On June 13, 2025, the Embedding Team hosted a hybrid symposium at Bobst Library at NYU to mark the culmination of our multi-year project focused on advancing the preservability of complex digital scholarship.

The symposium presented highlights from our research, featured perspectives from publisher and platform partners and debuted the updated version of the Guidelines for Preservability in New Forms of Scholarship. Also introduced was the Preservability Self-Assessment — a practical tool designed to help others embed preservability into their own digital scholarly projects. Attendees heard from others in the field who are tackling the challenges preserving complex, multi-modal digital scholarship. Together, we explored the question at the heart of this work: How can we move the preservability of digital scholarship forward?
The morning sessions included a statement of findings presented by Jonathan Greenberg, NYU Libraries; publisher experiences shared by Sara Jo Cohen, University of Michigan Press and Allison Levy, Brown University Digital Projects; an overview of updates made to the Guidelines for Preservability in New Forms of Scholarship and a demonstration of the Preservability Self-Assessment by Karen Hanson, Portico.
The afternoon sessions were designed to broaden the conversation beyond the scope of the project and began with a set of presentations from colleagues whose work is focused in a similar direction including: Gareth Cole and Holly Turpin spoke about preservability in the context of theses and dissertations (COPIM WP7); Alicia Wise introduced community efforts now underway to develop an EPUB/A standard; Janelle Jenstad talked about her work with colleagues building sustainable digital humanities projects (The Endings Project); Ilya Kremer of Webrecorder shared a new community-facing effort to build custom behaviors for preservability for their tool set; Lydia Gregg brought the history of art in medicine to life from the drawings of the founder of the program at Johns Hopkins School of Medicine through to the present day curriculum and the technology integral to sustaining this work that students learn to use from day one; and Chris Durlacher shared his film-maker and co-author perspective through his work on The Preservation of Knowledge in the Digital Age report. Following the presentations, attendees worked in small groups to explore the possibilities, opportunities, and challenges in the field; and imagine how we might collectively move preservability forward.
Summary of the small group breakouts
Participants were divided into five breakout groups, which were given three questions to consider, and were instructed to generate answers for at least one of them: What opportunities and possibilities do we see? What connections across initiatives can we make? And what challenges need to be addressed? Ideas were recorded by a notetaker in each group. We have extracted highlights below.
Participants identified challenges to preservability including the funding and time constraints for applying enhancements related to preservation. Lack of leverage to enforce preservation standards was identified as problematic, in contrast to the legal and institutional measures that incentivize accessibility. Other constraints include the need to have a wide variety of expertise (including technical) in the room in order to implement changes to improve preservability, and the challenge of educating publishers, platforms and researchers about preservability.
Participants saw opportunities to continue and strengthen the work done in Embedding Preservability for New Forms of Scholarship. One group highlighted that there is room for publishing platforms to enable better preservability—especially platforms not used by the publishers in Embedding Preservability. Groups talked about making the Self-Assessment Tool interactive, something the Embedding Team talked about but didn’t have time to do. Some participants felt there is a need for further publicity and exposure for the guidelines and Self Assessment Tool.

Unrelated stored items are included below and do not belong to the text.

# damians13/big-linear-algebra

Hardware: AMD Instinct MI355X
Metric: fp32 GFLOP/s matrix_mul 4096^3 (higher is better)
Workload: dtype f32; 1 GPU; square fp32 matrix_multiply N=4096 (BASELINE configs[1]), operands resident in HBM; kernel=gemm_f32_glds256x256x16_nn_dma_splitk1, parallelism=replicas x1

## Files before the change

big-linear-algebra_amd/csrc/bla_gemm.hip:

```cpp

#include "bla_gemm_kernel.h"

namespace bla {

enum { LOAD_FULL = 0, LOAD_VEC = 1, LOAD_SCALAR = 2 };

template <int ROWS, int COLS, int NT>
struct TileRegs {
	static constexpr int CPR = COLS / 4;
	static constexpr int N = ROWS * COLS / 4 / NT;
	static_assert(ROWS * COLS / 4 % NT == 0, "tile must divide over the workgroup");
	float4 v[N];

	template <int MODE>
	__device__ __forceinline__ void load(const float* __restrict__ g, int ld, int row0, int col0, int row_end, int col_end, int tid) {
#pragma unroll
		for (int i = 0; i < N; i++) {
			int f = tid + i * NT;
			int gr = row0 + f / CPR, gc = col0 + (f % CPR) * 4;
			if (MODE == LOAD_FULL) {
				v[i] = *reinterpret_cast<const float4*>(g + (size_t)gr * ld + gc);
			} else if (MODE == LOAD_VEC) {
				bool ok = gr < row_end && gc < col_end;
				const float* q = g + (size_t)min(gr, row_end - 1) * ld + min(gc, col_end - 4);
// ... 683 lines not shown
			void* ws;
			st = ensure_workspace((size_t)wtiles * ksplit * 1024 * sizeof(float), &ws);
			if (st) return st;
			a.slab = (float*)ws;
		}
		dim3 grid((unsigned)wtiles, (unsigned)ksplit);
		if (plan && ksplit == 1 && avec && bvec) { plan->a = a; plan->akc = akc; plan->bkc = bkc; plan->valid = true; return BLA_OK; }
		hipError_t e = launch_wsk(a, akc, bkc, avec, bvec, grid, s);
		if (e != hipSuccess) return hip_fail(e, "gemm_f32_wsk_kernel launch");
		snprintf(g_last_kernel, sizeof(g_last_kernel), "gemm_f32_wsk%dx%d_%c%c_%s%s_ksplit%d", tile, tile, transa ? 't' : 'n', transb ? 't' : 'n',
		         avec ? "v" : "s", bvec ? "v" : "s", ksplit);
		return BLA_OK;
	}
	BLA_REQUIRE(!a.softmax_grad || cfg == 6, BLA_ERR_INVALID, "fused softmax is only available on the wave-split-K config (6)");
	float* deferred_row_sum = nullptr;
	BLA_REQUIRE(cfg == 6 || !a.row_sum_a || (a.rs_alpha == 1.f && a.rs_beta == 0.f), BLA_ERR_INVALID, "a scaled / accumulated row sum is only available on the wave-split-K config (6)");
	if (cfg != 6 && a.row_sum_a) { deferred_row_sum = a.row_sum_a; a.row_sum_a = nullptr; }
	if (kConfigs[cfg].glds && !(vec_ok && k > 0 && k % kConfigs[cfg].bk == 0)) {
		set_error("gemm config %d (%s) needs 16-byte aligned operands, contiguous extents %% 4 == 0 and k %% %d == 0", cfg,
		          kConfigs[cfg].name, kConfigs[cfg].bk);
		return BLA_ERR_INVALID;
	}
	const Config& c = kConfigs[cfg];
	a.tiles_m = (m + c.bm - 1) / c.bm;
	a.tiles_n = (n + c.bn - 1) / c.bn;
	long tiles = (long)a.tiles_m * a.tiles_n;
	int splits = g_force_split;
	if (splits <= 0) {
		splits = 1;
		if (tiles < cus && k >= 256) {
			long want = (2L * cus + tiles - 1) / tiles;
			long maxs = k / 128;
			splits = (int)(want < maxs ? want : maxs);
			if (splits < 1) splits = 1;
			if (splits > 32) splits = 32;
		}
	}
	if ((cfg >= 11 && cfg <= 15) || cfg == kCfgHs192) {
		BLA_REQUIRE(m % c.bm == 0 && n % c.bn == 0 && k >= 2 * c.bk && ldc % 4 == 0 && (uintptr_t)C % 16 == 0, BLA_ERR_INVALID,
		            "gemm config %d (%s) needs m, n multiples of the tile, k >= %d and a 16-byte aligned C", cfg, c.name, 2 * c.bk);
		a.rc_global = 0;
		BLA_REQUIRE(!a.bias_row && !a.bias_col && !a.pre_act && a.act == BLA_ACT_NONE && !a.relu_mask && a.beta == 0.f && !deferred_row_sum, BLA_ERR_INVALID,
		            "gemm config %d (%s) takes a plain epilogue (alpha only)", cfg, c.name);
		splits = 1;
	}
	if (cfg == 10) {
		BLA_REQUIRE(k % (2 * c.bk) == 0, BLA_ERR_INVALID, "gemm config 10 (%s) needs k %% %d == 0", c.name, 2 * c.bk);
		splits = 1;
	}
	int kps = (k + splits - 1) / splits;
	kps = (kps + c.bk - 1) / c.bk * c.bk;
	if (kps == 0) kps = c.bk;
	splits = k > 0 ? (k + kps - 1) / kps : 1;
	a.k_per_split = kps;
	a.splits = splits;
	a.slab = nullptr;
	if (splits > 1) {
		void* ws;
		st = ensure_workspace((size_t)splits * m * n * sizeof(float), &ws);
		if (st) return st;
		a.slab = (float*)ws;
	}
	int mode = LOAD_SCALAR;
	if (vec_ok) {
		mode = LOAD_VEC;
		if (m % c.bm == 0 && n % c.bn == 0 && k % c.bk == 0) mode = LOAD_FULL;
	}
	dim3 grid((unsigned)tiles, 1, (unsigned)splits);
	hipError_t e;
	switch (cfg) {
		case 0: e = launch_variant<128, 128, 16, 2, 2>(a, akc, bkc, mode, grid, s); break;
		case 1: e = launch_variant<64, 64, 16, 2, 2>(a, akc, bkc, mode, grid, s); break;
		case 2: e = launch_variant<128, 128, 32, 2, 2>(a, akc, bkc, mode, grid, s); break;
		case 3: e = launch_glds<128, 128, 16, 2, 2>(a, akc, bkc, grid, s); break;
		case 4: e = launch_glds<64, 64, 16, 2, 2>(a, akc, bkc, grid, s); break;
		case 5: e = launch_glds<128, 128, 32, 2, 2>(a, akc, bkc, grid, s); break;
		case 7: e = launch_glds<128, 64, 16, 2, 2>(a, akc, bkc, grid, s); break;
		case 8: e = launch_glds<128, 256, 16, 2, 2, 2, 3>(a, akc, bkc, grid, s); break;
		case 9: e = launch_glds<256, 128, 16, 2, 2, 2, 3>(a, akc, bkc, grid, s); break;
		case 10: {
			unsigned tiles = grid.x, cap = 2u * (unsigned)cus;
			e = launch_glds<128, 128, 16, 2, 2, 1, 2, true>(a, akc, bkc, dim3(tiles < cap ? tiles : cap, 1, 1), s);
		} break;
		case 11: e = launch_glds<256, 256, 16, 2, 2>(a, akc, bkc, grid, s); break;
		case 12: e = launch_glds<256, 256, 32, 2, 2>(a, akc, bkc, grid, s); break;
		case 13: e = launch_glds<128, 512, 16, 1, 4>(a, akc, bkc, grid, s); break;
		case 14: e = launch_glds<128, 128, 16, 2, 2, 1, 2, false, true>(a, akc, bkc, grid, s); break;
		case 15: e = launch_glds<128, 256, 16, 2, 2, 1, 2, false, true>(a, akc, bkc, grid, s); break;
		case 18: e = launch_glds<64, 64, 32, 2, 2, 1, 2, false, false, 2>(a, akc, bkc, grid, s); break;
		default: e = launch_glds<192, 192, 16, 2, 2, 1, 2, false, true>(a, akc, bkc, grid, s); break;
	}
	if (e != hipSuccess) return hip_fail(e, "gemm_f32_kernel launch");
	static const char* kModeName[] = {"full", "vec", "scalar"};
	snprintf(g_last_kernel, sizeof(g_last_kernel), "gemm_f32_%s_%c%c_%s_splitk%d", c.name, transa ? 't' : 'n', transb ? 't' : 'n',
	         c.glds ? "dma" : kModeName[mode], splits);
	if (splits > 1) {
		e = launch_splitk_reduce(a, s);
		if (e != hipSuccess) return hip_fail(e, "gemm_splitk_reduce_kernel launch");
	}
	if (deferred_row_sum) return window_sum(stream, A, m, k, lda, deferred_row_sum);
	return BLA_OK;
}

extern "C" {

bla_status bla_gemm_f32(void* stream, int transa, int transb, int m, int n, int k,
                        const float* A, int lda, const float* B, int ldb, float* C, int ldc,
                        const bla_gemm_epilogue* ep) {
	return gemm_impl(stream, transa, transb, m, n, k, A, lda, B, ldb, C, ldc, ep, nullptr);
}

bla_status bla_gemm_pair_f32(void* stream, const bla_gemm_desc* p, const bla_gemm_desc* q) { return gemm_pair_with_hook(stream, p, q, nullptr, nullptr); }

}

bla_status bla::gemm_pair_with_hook(void* stream, const bla_gemm_desc* p, const bla_gemm_desc* q, const DoneHook* d_hook, bool* posted) {
	if (posted) *posted = false;
	BLA_REQUIRE(p && q, BLA_ERR_INVALID, "null descriptor");
	WskPlan pp = {}, pq = {};
	const bool try_pair = g_force_config < 0 && g_force_split <= 0;
	bla_status st = gemm_impl(stream, p->transa, p->transb, p->m, p->n, p->k, p->A, p->lda, p->B, p->ldb, p->C, p->ldc, p->ep, try_pair ? &pp : nullptr);
	if (st) return st;
	st = gemm_impl(stream, q->transa, q->transb, q->m, q->n, q->k, q->A, q->lda, q->B, q->ldb, q->C, q->ldc, q->ep, pp.valid ? &pq : nullptr);
	if (st) return st;
	hipStream_t s = pick_stream(stream);
	const int tp = pp.valid ? pp.a.tiles_m * pp.a.tiles_n : 0, tq = pq.valid ? pq.a.tiles_m * pq.a.tiles_n : 0;
	hipError_t e = hipSuccess;
	if (pp.valid && pq.valid && !pp.a.softmax_grad && !pq.a.softmax_grad) {
		const dim3 grid((unsigned)(tp + tq));
		const int combo = (pp.akc ? 8 : 0) | (pp.bkc ? 4 : 0) | (pq.akc ? 2 : 0) | (pq.bkc ? 1 : 0);
#define BLA_PAIR_CASE(I) case I: hipLaunchKernelGGL((gemm_f32_wsk_pair_kernel<((I) & 8) != 0, ((I) & 4) != 0, ((I) & 2) != 0, ((I) & 1) != 0>), grid, dim3(256), 0, s, pp.a, pq.a, tp, d_hook); break
		switch (combo) {
			BLA_PAIR_CASE(0); BLA_PAIR_CASE(1); BLA_PAIR_CASE(2); BLA_PAIR_CASE(3); BLA_PAIR_CASE(4); BLA_PAIR_CASE(5); BLA_PAIR_CASE(6); BLA_PAIR_CASE(7);
			BLA_PAIR_CASE(8); BLA_PAIR_CASE(9); BLA_PAIR_CASE(10); BLA_PAIR_CASE(11); BLA_PAIR_CASE(12); BLA_PAIR_CASE(13); BLA_PAIR_CASE(14); BLA_PAIR_CASE(15);
		}
#undef BLA_PAIR_CASE
		e = hipGetLastError();
		if (posted && e == hipSuccess) *posted = d_hook != nullptr;
		snprintf(g_last_kernel, sizeof(g_last_kernel), "gemm_f32_wsk_pair_%c%c+%c%c_%dx%d+%dx%d", pp.akc ? 'n' : 't', pp.bkc ? 't' : 'n', pq.akc ? 'n' : 't',
		         pq.bkc ? 't' : 'n', tp, pp.a.wsk_tile, tq, pq.a.wsk_tile);
	} else {
		if (pp.valid) e = launch_wsk(pp.a, pp.akc, pp.bkc, true, true, dim3((unsigned)tp, 1), s);
		if (e == hipSuccess && pq.valid) e = launch_wsk(pq.a, pq.akc, pq.bkc, true, true, dim3((unsigned)tq, 1), s);
	}
	if (e != hipSuccess) return hip_fail(e, "gemm_f32_wsk pair launch");
	return BLA_OK;
}
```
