__global__ void k_groove_rows(const double* __restrict__ itr_cs , const double* __restrict__ prox_zs,
                              const double* __restrict__ canal_axis_ct, int row0,
                              double* __restrict__ xraw, double* __restrict__ ptheta, int* __restrict__ npk,
                              double* __restrict__ r0, int* __restrict__ err, int B) {
  __shared__ double s_bufA[SH_MPROX], s_bufB[SH_MPROX];
  double* const s_r = s_bufA; double* const s_filt = s_bufA;
  double* const s_neg = s_bufB; double* const s_roll = s_bufB;
  __shared__ int s_cand[SH_PEAK_CAP];
  __shared__ Peak s_pk[SH_PEAK_CAP];
  __shared__ int s_pass[SH_PEAK_CAP];
  __shared__ int s_ncand;
  const int M = SH_MPROX;
  const int gid = blockIdx.x, lane = threadIdx.x;
  const int b = gid / SH_GROOVE_NROWS, i = gid % SH_GROOVE_NROWS;
  const double* row = itr_cs + ((size_t)b * SH_NPROX + row0 + i) * 2 * M;
  const double* zs = prox_zs + (size_t)b * SH_NPROX + row0;
  for (int k = lane; k < M; k += 64) s_r[k] = row[M + k];
  if (lane == 0) s_ncand = 0;
// ... 155 lines not shown
    const double z_scaled = zs[i] * sc + (0.0 - zmin * sc);
    const double* ax = canal_axis_ct + 6 * b;
    double cu[3] = {ax[0] - ax[3], ax[1] - ax[4], ax[2] - ax[5]};
    const double n = norm3(cu);
    cu[0] /= n; cu[1] /= n; cu[2] /= n;
    const double z = zs[i], th = s_th[k];
    const double rad = row[M + s_pidx[k]];
    const double px = rad * cos(th), py = rad * sin(th);
    const double dx = px - cu[0] * z, dy = py - cu[1] * z;
    double* X = xraw + ((size_t)b * SH_GSLOTS + (size_t)i * SH_MAXPEAK + k) * 9;
    X[0] = rad; X[1] = near; X[2] = next; X[3] = z_scaled; X[4] = s_pk[k].prominence; X[5] = s_pk[k].width;
    X[6] = s_pk[k].width_height; X[7] = sqrt(dx * dx + dy * dy); X[8] = (double)np_ / 7.0;
    ptheta[(size_t)b * SH_GSLOTS + (size_t)i * SH_MAXPEAK + k] = th;
    for (int q = 0; q < 9; ++q) if (X[q] != X[q]) atomicCAS(&err[b], 0, SH_ERR_GEOMETRY_DEV);
  }
  if (lane == 0) npk[gid] = np_;
  (void)B;
}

There were also broader suggestions for improved infrastructure, standards, and other initiatives. Multiple groups brought up the opportunity for a directory or a consortium that would further create community and shared services for preservability and would help publishers find preservation and technical expertise. There was also interest in creating a formal certification or approval structure for preservability that might give weight or incentives to publishers and other creators to invest in conformance. Participants acknowledged that codifying file formats such as EPUB/A and WACZ as standards would make it easier for many publishers and platform developers to ensure preservability. (What if a web archive file, either in WARC or WACZ format, were the publication format? one participant asked.) Participants also talked about expanding the effort toward preservability beyond scholarly publishers, perhaps through libraries (and their membership organizations).
Finally, symposium participants identified strategic approaches to make scholarship more preservable. Like accessibility-first software development, we could encourage preservability-first development of software and digital publications. Aligning with accessibility even more broadly might capitalize on existing standards and workflows. Participants also suggested embedding best practices for preservability in undergraduate and graduate education, perhaps in writing courses or in the publication of theses and dissertations.
We hope that some of these ideas gain traction.